WHAT IS REQUIRED:
In the data, extract each line that holds the string "atomicOr".

GIVEN RECORDS:

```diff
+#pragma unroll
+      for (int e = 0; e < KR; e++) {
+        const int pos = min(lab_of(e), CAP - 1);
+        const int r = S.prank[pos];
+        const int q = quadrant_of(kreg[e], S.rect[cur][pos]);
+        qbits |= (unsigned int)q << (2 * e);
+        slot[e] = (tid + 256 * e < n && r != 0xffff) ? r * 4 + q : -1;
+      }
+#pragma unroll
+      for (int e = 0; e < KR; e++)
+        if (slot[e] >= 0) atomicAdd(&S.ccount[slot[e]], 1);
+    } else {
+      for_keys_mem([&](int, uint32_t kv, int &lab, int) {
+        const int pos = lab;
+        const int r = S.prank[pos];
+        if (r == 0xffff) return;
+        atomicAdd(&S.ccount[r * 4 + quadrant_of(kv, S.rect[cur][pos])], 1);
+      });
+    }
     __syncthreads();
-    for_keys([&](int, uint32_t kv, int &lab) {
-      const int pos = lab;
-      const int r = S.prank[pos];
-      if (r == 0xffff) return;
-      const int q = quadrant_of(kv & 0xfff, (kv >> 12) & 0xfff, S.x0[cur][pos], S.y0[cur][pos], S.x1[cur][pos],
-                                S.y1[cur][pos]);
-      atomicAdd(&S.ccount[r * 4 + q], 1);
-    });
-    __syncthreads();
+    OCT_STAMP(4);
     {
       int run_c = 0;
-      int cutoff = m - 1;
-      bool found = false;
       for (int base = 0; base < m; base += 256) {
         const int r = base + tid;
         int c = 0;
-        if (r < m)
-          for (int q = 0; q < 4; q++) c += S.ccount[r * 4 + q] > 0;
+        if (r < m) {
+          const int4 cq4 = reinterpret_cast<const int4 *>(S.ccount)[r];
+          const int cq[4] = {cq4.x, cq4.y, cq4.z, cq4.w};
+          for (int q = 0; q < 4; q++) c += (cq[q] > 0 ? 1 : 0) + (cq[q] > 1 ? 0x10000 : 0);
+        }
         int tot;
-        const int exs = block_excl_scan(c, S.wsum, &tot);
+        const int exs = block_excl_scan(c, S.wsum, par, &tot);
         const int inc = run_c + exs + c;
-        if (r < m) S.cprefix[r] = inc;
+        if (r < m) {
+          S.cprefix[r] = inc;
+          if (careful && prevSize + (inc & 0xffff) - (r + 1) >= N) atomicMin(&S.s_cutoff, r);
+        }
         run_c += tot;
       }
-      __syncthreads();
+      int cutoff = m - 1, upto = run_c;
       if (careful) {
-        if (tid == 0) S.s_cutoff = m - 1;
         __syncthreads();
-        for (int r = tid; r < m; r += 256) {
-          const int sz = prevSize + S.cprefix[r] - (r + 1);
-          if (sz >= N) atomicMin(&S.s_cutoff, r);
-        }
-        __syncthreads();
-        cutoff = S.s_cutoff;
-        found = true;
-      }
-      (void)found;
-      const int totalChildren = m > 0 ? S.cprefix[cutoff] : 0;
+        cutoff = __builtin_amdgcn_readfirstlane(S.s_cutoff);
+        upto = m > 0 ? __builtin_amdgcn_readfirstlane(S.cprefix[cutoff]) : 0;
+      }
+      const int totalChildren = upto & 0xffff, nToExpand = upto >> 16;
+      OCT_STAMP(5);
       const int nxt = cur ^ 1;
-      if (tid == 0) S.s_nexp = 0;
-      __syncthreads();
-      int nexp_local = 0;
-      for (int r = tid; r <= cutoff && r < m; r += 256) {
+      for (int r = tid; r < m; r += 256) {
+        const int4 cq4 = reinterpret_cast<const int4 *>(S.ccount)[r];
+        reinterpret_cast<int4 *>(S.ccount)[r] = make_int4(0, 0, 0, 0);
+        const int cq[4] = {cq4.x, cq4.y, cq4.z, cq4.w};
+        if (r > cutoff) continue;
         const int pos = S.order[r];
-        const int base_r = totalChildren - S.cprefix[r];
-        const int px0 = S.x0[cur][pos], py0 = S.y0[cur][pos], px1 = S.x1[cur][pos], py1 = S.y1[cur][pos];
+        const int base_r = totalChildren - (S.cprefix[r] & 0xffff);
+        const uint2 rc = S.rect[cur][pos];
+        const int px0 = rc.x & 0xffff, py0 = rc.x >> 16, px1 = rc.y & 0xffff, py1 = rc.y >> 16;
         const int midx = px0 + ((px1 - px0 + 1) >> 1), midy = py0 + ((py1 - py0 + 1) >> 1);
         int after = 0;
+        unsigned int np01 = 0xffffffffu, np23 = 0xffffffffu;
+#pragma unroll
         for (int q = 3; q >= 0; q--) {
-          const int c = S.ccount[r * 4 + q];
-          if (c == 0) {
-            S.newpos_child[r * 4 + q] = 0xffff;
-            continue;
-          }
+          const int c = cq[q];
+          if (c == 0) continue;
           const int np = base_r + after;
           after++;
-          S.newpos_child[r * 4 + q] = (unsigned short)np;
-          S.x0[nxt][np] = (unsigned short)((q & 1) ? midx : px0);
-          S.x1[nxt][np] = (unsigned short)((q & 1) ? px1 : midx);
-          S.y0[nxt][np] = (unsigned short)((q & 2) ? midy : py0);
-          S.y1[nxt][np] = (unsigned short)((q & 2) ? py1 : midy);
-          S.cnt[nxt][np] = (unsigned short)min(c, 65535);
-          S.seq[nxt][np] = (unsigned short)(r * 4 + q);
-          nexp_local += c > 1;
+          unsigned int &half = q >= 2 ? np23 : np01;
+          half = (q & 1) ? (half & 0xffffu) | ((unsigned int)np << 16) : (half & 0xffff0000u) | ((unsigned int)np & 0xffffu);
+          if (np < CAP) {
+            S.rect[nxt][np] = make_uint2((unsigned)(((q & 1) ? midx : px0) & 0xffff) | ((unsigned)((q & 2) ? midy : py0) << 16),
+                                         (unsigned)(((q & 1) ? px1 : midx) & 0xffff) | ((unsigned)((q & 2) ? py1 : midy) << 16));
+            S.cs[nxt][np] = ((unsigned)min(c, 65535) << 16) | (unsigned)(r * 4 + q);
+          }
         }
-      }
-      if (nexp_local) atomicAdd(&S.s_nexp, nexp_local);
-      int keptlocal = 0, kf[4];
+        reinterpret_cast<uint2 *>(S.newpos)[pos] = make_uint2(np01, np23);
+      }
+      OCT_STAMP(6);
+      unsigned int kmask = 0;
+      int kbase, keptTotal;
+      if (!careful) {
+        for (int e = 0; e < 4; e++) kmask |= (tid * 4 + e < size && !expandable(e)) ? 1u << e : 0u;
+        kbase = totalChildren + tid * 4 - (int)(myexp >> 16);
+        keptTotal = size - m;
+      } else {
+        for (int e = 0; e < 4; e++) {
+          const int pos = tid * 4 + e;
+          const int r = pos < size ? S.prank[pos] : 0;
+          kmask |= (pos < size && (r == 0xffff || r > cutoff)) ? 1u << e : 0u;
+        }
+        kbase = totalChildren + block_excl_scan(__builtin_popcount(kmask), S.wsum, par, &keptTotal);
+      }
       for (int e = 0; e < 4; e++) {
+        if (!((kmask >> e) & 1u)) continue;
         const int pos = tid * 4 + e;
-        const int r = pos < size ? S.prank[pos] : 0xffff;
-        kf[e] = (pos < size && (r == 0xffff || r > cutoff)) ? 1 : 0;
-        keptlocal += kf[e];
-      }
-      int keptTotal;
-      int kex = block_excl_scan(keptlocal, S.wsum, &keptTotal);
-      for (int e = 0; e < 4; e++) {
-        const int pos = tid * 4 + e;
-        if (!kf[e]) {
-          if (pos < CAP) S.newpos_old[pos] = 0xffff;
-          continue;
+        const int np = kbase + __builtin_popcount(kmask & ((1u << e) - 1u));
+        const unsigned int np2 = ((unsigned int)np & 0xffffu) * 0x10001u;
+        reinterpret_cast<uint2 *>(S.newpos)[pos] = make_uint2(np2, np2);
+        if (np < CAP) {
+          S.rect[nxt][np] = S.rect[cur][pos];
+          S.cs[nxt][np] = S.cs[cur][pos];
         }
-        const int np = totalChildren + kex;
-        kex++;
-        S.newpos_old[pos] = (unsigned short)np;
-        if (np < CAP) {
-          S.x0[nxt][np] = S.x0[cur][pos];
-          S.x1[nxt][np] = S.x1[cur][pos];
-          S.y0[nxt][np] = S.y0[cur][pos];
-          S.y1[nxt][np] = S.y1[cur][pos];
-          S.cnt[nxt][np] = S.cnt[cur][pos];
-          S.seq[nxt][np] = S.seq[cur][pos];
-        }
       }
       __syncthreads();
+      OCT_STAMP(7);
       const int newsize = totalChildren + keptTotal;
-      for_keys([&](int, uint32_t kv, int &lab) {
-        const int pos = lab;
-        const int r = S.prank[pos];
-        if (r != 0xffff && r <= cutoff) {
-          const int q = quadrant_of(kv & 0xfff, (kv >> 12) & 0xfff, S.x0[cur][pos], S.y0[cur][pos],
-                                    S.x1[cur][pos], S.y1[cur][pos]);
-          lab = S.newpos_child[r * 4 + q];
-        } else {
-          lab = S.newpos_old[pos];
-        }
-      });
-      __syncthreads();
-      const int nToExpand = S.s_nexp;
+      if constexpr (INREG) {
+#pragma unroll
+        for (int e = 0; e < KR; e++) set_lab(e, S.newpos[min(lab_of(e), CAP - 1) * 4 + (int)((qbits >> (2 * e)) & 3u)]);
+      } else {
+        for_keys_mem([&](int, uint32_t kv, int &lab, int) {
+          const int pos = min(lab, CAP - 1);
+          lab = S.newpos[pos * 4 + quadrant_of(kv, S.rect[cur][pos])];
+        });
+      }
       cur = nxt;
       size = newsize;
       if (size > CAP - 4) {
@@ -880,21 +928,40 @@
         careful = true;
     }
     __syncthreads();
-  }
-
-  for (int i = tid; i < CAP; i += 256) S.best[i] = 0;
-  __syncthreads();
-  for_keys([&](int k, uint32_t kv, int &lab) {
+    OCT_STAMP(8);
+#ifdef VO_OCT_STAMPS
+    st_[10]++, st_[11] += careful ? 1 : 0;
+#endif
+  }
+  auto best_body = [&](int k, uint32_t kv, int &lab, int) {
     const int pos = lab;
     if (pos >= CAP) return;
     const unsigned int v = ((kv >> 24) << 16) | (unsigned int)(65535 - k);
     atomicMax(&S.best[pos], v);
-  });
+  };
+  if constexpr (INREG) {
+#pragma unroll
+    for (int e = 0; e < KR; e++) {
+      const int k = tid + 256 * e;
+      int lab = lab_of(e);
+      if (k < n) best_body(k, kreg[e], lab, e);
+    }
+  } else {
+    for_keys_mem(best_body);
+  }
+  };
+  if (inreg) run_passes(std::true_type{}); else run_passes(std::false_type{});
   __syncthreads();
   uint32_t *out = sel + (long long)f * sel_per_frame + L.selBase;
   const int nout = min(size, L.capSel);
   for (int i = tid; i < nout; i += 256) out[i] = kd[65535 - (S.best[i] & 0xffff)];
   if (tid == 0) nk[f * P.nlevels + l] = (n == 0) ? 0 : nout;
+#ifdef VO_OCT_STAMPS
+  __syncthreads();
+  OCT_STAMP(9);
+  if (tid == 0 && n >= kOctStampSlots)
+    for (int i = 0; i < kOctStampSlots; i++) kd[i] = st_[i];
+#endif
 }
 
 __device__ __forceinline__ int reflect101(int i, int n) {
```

--

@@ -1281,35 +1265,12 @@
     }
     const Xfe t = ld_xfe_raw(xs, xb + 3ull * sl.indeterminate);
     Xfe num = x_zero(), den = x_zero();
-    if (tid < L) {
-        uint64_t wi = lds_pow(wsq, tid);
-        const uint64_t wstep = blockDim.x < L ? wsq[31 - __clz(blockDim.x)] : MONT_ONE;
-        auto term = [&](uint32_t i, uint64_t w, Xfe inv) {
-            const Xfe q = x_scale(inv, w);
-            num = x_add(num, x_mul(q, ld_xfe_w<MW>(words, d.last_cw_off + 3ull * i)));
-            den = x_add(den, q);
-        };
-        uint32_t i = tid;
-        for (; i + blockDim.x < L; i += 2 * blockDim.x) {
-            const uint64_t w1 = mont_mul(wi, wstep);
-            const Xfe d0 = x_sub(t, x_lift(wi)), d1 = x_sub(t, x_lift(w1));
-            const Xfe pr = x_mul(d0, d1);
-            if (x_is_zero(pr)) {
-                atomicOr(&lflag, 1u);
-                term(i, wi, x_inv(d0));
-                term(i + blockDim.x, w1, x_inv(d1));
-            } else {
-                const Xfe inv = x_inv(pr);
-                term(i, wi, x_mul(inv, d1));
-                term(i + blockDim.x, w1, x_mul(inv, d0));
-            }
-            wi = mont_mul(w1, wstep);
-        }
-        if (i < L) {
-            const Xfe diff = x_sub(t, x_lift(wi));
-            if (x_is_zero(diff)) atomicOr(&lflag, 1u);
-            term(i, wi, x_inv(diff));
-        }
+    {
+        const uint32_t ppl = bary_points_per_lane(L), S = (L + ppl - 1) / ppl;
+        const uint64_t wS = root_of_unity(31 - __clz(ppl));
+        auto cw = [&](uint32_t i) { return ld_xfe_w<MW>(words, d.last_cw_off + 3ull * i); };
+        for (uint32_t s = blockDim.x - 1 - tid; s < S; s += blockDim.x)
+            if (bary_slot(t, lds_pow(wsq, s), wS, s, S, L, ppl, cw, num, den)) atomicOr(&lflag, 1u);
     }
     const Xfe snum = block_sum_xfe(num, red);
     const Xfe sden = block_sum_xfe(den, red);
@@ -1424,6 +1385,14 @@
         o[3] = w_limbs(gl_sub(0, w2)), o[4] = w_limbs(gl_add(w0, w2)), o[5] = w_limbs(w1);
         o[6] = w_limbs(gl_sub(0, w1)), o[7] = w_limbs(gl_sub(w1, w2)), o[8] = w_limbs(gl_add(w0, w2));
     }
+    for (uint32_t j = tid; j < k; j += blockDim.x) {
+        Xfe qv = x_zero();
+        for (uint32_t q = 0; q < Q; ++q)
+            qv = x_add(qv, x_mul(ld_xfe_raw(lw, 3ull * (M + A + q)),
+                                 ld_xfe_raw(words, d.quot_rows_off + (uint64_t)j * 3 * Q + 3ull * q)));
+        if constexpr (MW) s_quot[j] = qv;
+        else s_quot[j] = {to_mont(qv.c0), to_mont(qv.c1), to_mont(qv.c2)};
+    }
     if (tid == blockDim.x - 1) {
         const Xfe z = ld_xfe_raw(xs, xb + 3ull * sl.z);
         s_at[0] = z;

* * *

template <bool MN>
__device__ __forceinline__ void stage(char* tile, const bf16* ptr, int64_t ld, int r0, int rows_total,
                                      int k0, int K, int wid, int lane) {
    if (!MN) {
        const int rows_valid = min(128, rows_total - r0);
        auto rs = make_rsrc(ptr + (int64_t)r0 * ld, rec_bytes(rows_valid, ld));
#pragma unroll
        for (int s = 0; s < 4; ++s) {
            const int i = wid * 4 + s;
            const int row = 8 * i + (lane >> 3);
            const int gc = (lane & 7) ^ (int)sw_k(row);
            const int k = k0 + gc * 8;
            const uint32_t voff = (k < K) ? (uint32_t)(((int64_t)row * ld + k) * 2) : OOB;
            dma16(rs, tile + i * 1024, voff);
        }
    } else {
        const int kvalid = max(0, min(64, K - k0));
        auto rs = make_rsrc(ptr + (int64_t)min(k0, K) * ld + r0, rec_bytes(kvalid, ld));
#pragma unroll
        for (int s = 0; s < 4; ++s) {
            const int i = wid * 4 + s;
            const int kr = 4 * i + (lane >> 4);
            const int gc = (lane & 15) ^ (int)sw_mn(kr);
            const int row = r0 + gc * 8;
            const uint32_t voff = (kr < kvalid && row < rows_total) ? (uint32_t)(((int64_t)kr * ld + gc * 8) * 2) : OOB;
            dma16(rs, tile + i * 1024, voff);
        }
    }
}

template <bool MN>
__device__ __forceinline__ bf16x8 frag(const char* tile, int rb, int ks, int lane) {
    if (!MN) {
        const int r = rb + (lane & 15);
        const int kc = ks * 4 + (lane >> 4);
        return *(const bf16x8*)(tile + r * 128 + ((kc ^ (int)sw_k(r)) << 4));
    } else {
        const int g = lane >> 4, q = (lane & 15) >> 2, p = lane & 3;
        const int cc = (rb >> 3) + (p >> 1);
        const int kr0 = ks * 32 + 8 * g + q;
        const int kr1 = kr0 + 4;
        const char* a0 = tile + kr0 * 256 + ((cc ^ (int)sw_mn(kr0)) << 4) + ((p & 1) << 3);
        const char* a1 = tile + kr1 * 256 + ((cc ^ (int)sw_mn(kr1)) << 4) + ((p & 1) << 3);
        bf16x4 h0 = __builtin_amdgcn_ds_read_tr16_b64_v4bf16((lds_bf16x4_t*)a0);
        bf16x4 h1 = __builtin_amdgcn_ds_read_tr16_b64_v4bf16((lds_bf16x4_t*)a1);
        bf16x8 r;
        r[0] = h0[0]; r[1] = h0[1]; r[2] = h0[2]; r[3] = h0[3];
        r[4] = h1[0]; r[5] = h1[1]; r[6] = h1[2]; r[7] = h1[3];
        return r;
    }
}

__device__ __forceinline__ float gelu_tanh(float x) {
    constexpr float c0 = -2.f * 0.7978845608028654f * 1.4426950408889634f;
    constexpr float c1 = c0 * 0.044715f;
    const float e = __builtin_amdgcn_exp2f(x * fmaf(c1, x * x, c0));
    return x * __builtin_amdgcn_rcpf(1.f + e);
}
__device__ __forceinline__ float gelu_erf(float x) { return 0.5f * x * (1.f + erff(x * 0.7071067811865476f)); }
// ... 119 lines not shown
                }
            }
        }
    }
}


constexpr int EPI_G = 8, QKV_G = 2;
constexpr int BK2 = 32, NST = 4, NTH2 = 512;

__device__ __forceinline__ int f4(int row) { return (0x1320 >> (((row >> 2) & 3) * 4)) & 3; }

EXERCISE OUTPUT:
-                atomicOr(&lflag, 1u);
-            if (x_is_zero(diff)) atomicOr(&lflag, 1u);
+            if (bary_slot(t, lds_pow(wsq, s), wS, s, S, L, ppl, cw, num, den)) atomicOr(&lflag, 1u);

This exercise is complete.